The last two points could not be more graphically made in Shopping And F**king. Abandoned by Mark, Robbie (Mark's boyfriend) and Lulu (Robbie's ex-girlfriend) decide they need gainful employment, but the best situation they can find is one selling E at a nightclub. When Robbie, high himself, gives away all the E they have, they are suddenly £3,000 down to the Devil himself, a gangster in a suit, who tends to go for people with a Black and Decker if they botch jobs. He has a video to prove it.

Meanwhile Mark is making headway on the relationship front. He has been told by his counsellors on a drug dependency course that attachments to people are a form of addiction: "I did drama workshops at a drugs rehabilitation centre, and they were being told this dependency and co-dependency thing - you must avoid relationships with people - a rather bleak solution to having a drugs problem.

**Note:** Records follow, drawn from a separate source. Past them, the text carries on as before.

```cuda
typedef CUresult (*EncodeTiledFn)(CUtensorMap*, CUtensorMapDataType, cuuint32_t, void*, const cuuint64_t*,
                                  const cuuint64_t*, const cuuint32_t*, const cuuint32_t*, CUtensorMapInterleave,
                                  CUtensorMapSwizzle, CUtensorMapL2promotion, CUtensorMapFloatOOBfill);

inline EncodeTiledFn encode_fn() {
    static EncodeTiledFn fn = nullptr;
    if (!fn) {
        void* p = nullptr;
        cudaDriverEntryPointQueryResult q;
        if (cudaGetDriverEntryPoint("cuTensorMapEncodeTiled", &p, cudaEnableDefault, &q) == cudaSuccess &&
            q == cudaDriverEntryPointSuccess)
            fn = reinterpret_cast<EncodeTiledFn>(p);
    }
    return fn;
}

inline int make_tmap_f32(CUtensorMap* m, const void* base, int rank, const uint64_t* dims, const uint64_t* strides_b,
                         const uint32_t* box, const uint32_t* elem_strides = nullptr,
                         CUtensorMapSwizzle swz = CU_TENSOR_MAP_SWIZZLE_128B) {
    EncodeTiledFn fn = encode_fn();
    if (!fn) {
        b3d::set_error("cuTensorMapEncodeTiled is not available from the driver");
        return B3D_ECUDA;
    }
    cuuint64_t gd[5], gs[5];
    cuuint32_t bx[5], es[5];
    for (int i = 0; i < rank; ++i) {
        gd[i] = dims[i];
        bx[i] = box[i];
        es[i] = elem_strides ? elem_strides[i] : 1;
        if (i > 0) gs[i - 1] = strides_b[i - 1];
    }
    CUresult r = fn(m, CU_TENSOR_MAP_DATA_TYPE_FLOAT32, (cuuint32_t)rank, const_cast<void*>(base), gd, gs, bx, es,
                    CU_TENSOR_MAP_INTERLEAVE_NONE, swz, CU_TENSOR_MAP_L2_PROMOTION_L2_256B,
                    CU_TENSOR_MAP_FLOAT_OOB_FILL_NONE);
    if (r != CUDA_SUCCESS) {
        b3d::set_error("cuTensorMapEncodeTiled failed with CUresult %d (rank %d, inner box %u)", (int)r, rank, box[0]);
        return B3D_ECUDA;
    }
    return B3D_OK;
}

inline int num_sms() {
    int dev = 0, n = 0;
    if (cudaGetDevice(&dev) != cudaSuccess || cudaDeviceGetAttribute(&n, cudaDevAttrMultiProcessorCount, dev) != cudaSuccess || n < 1)
        return 132;
    return n;
}

}
```

2dimageto3dmodel_b200/csrc/tc_conv.cu:

```cuda
#include "tc_common.cuh"

namespace {

constexpr int BM = 128;
constexpr int BK = 32;
constexpr int MMA_K = 8;
constexpr int MAX_TAPS = 25;
constexpr int NTHREADS = 384;

struct ConvParams {
    int N, Hout, Wout, Cout;
    int BW, BH, BI;
    int tiles_x, tiles_y;
    int xbase;
    int ntaps, kslices;
    int sy, sx;
    int dy[MAX_TAPS], dx[MAX_TAPS];
    int wtap[MAX_TAPS];
    int OH, OW, OC, osy, osx;
    float leaky;
    double* stats;
    int fold;
    int fold_y0;
    int mask;
// ... 420 lines not shown
    const int wg = threadIdx.x >> 7, tid = threadIdx.x & 127;

    if (wg == 0) {
        tc::setmaxnreg_dec<80>();
        auto issue = [&](int j) {
            if (tid != 0) return;
            const long long k = k_lo + j;
            const int n = (int)(k / per_img), rem = (int)(k % per_img);
            const int x0 = (rem % p.kx) * p.BWk, y0 = (rem / p.kx) * p.BHk;
            const int rb = j % NRAW;
            unsigned char* dst = raw + rb * S::RAW_BYTES;
            tc::mbar_wait(rawempty + rb, ((j / NRAW) & 1) ^ 1);
            tc::mbar_arrive_expect_tx(rawfull + rb, S::DY_BYTES + S::RAW_X);
            tc::tma_load_5d(dst, &tmap_dy, rawfull + rb, 0, x0, y0, n, co0 / 32);
            tc::tma_load_5d(dst + S::DY_BYTES, &tmap_x, rawfull + rb, 0, p.st * x0 + s + p.xoff, p.st * y0 + r - p.pad_y, n, ci0 / 32);
        };
        for (int j = 0; j < NRAW - 1 && j < KI; ++j) issue(j);
        const uint32_t raw_s = tc::smem_u32(raw), base_s = tc::smem_u32(base);
        for (int it = 0; it < KI; ++it) {
            if (it + NRAW - 1 < KI) issue(it + NRAW - 1);
            const int rb = it % NRAW, st = it % STAGES;
            tc::mbar_wait(rawfull + rb, (it / NRAW) & 1);
            tc::mbar_wait(empty + st, ((it / STAGES) & 1) ^ 1);
            wgrad_transpose<BN, T, S::WROWS>(raw_s + rb * S::RAW_BYTES + S::DY_BYTES, base_s + st * S::STAGE_BYTES, tid);
            tc::fence_proxy_async();
            tc::mbar_arrive(full + st);
            tc::named_sync(2, 128);
        }
        return;
    }
    tc::setmaxnreg_inc<208>();

    const int h = wg - 1, lane = tid & 31;
    if (h >= nact) return;
    int aoff[4];
#pragma unroll
    for (int e = 0; e < 4; ++e)
        aoff[e] = dy_tile_offset(h * 64 + wgrad_row_co((tid >> 5) * 16 + (lane >> 2) + 8 * (e & 1)), (lane & 3) + 4 * (e >> 1));
    float acc[T][BN / 2];
#pragma unroll
    for (int t = 0; t < T; ++t)
#pragma unroll
        for (int i = 0; i < BN / 2; ++i) acc[t][i] = 0.f;
    wgrad_consume<BN, T, STAGES, NRAW, S::RAW_BYTES, S::STAGE_BYTES>(acc, tc::smem_u32(raw), tc::smem_u32(base), full, empty, rawfull,
                                                                     rawempty, aoff, 0, 1, KI, tid, true);
    if (KI == 0) return;
    const int m_a = (tid >> 5) * 16 + (lane >> 2);
    const int cq = ci0 + 2 * (lane & 3);
#pragma unroll
    for (int t = 0; t < T; ++t) {
        const int sc = s + t * p.tstep;
#pragma unroll
        for (int e = 0; e < 2; ++e) {
            const int co = co0 + h * 64 + wgrad_row_co(m_a + 8 * e);
            if (co >= p.Cout) continue;
#pragma unroll
            for (int j = 0; j < BN / 8; ++j) {
                const int ci = cq + 8 * j;
                if (ci >= p.Cin) continue;
                const float v0 = acc[t][4 * j + 2 * e], v1 = acc[t][4 * j + 2 * e + 1];
                if (p.tapmajor) {
                    atomicAdd(reinterpret_cast<float2*>(dw + ((size_t)(r * p.kw + sc) * p.Cout + co) * p.Cin + ci), make_float2(v0, v1));
                } else {
                    atomicAdd(dw + (((size_t)co * p.Cin + ci) * p.kh + r) * p.kw + sc, v0);
                    atomicAdd(dw + (((size_t)co * p.Cin + ci + 1) * p.kh + r) * p.kw + sc, v1);
                }
            }
        }
    }
}
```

I was kind of horrified by that," explains Ravenhill. (A gay, single man himself, I asked him about a quote in an interview: "Relationships can feel just like having another job", and he responds quickly: "I work very hard and I actually quite like coming home at the end of the day and having time on my own. That's just what works for me, I'm not recommending it for other people.")

SO what does our character do, now he is warned off relationships? Gets himself a rent boy. And falls in love with him. But this particular rent boy has been so destroyed by being penetrated with kitchen knives by his step-father, that the love may as well die in embryo. When Robbie and Lulu need his money, and Mark needs to hear the words "I love you", they give him the only form of sex he understands. They have to visit the kitchen drawer. However, the works of fiction which we quote as being true to our society - including This Life, of which Ravenhill is now writing a "top secret" third series - are by definition written by people who are not trapped by that society, and in Ravenhill's case, can even moralise about it. I tell him things can't be so bad if he's as happy as he seems. But he refuses to offer his characters any hope.

He returns to his theme: "We are living in strange times. For most people in most times, your part was part of a big story. This is probably quite a rare moment in history, when you don't see your personal actions as part of a big story. You make sense of yourself not as part of a big story. Everything is down to individual choice. It's a different way for people to live.

"It's such early times, there doesn't seem to be a realistic set of alternative values," he says. "I can't realistically give my characters a set of alternative values. Everything's down to very small, very concrete moral choices. And it seems the time is a long way off before things will get better. It's like that bit in Chekhov's Three Sisters when they say things might get better in 1,000 years. In the 1970s, people thought things would get better overnight."

Shopping And F**king, presented by Out of Joint and Royal Court Theatre, is at Andrews Lane Theatre, Dublin, from September 22nd to October 4th.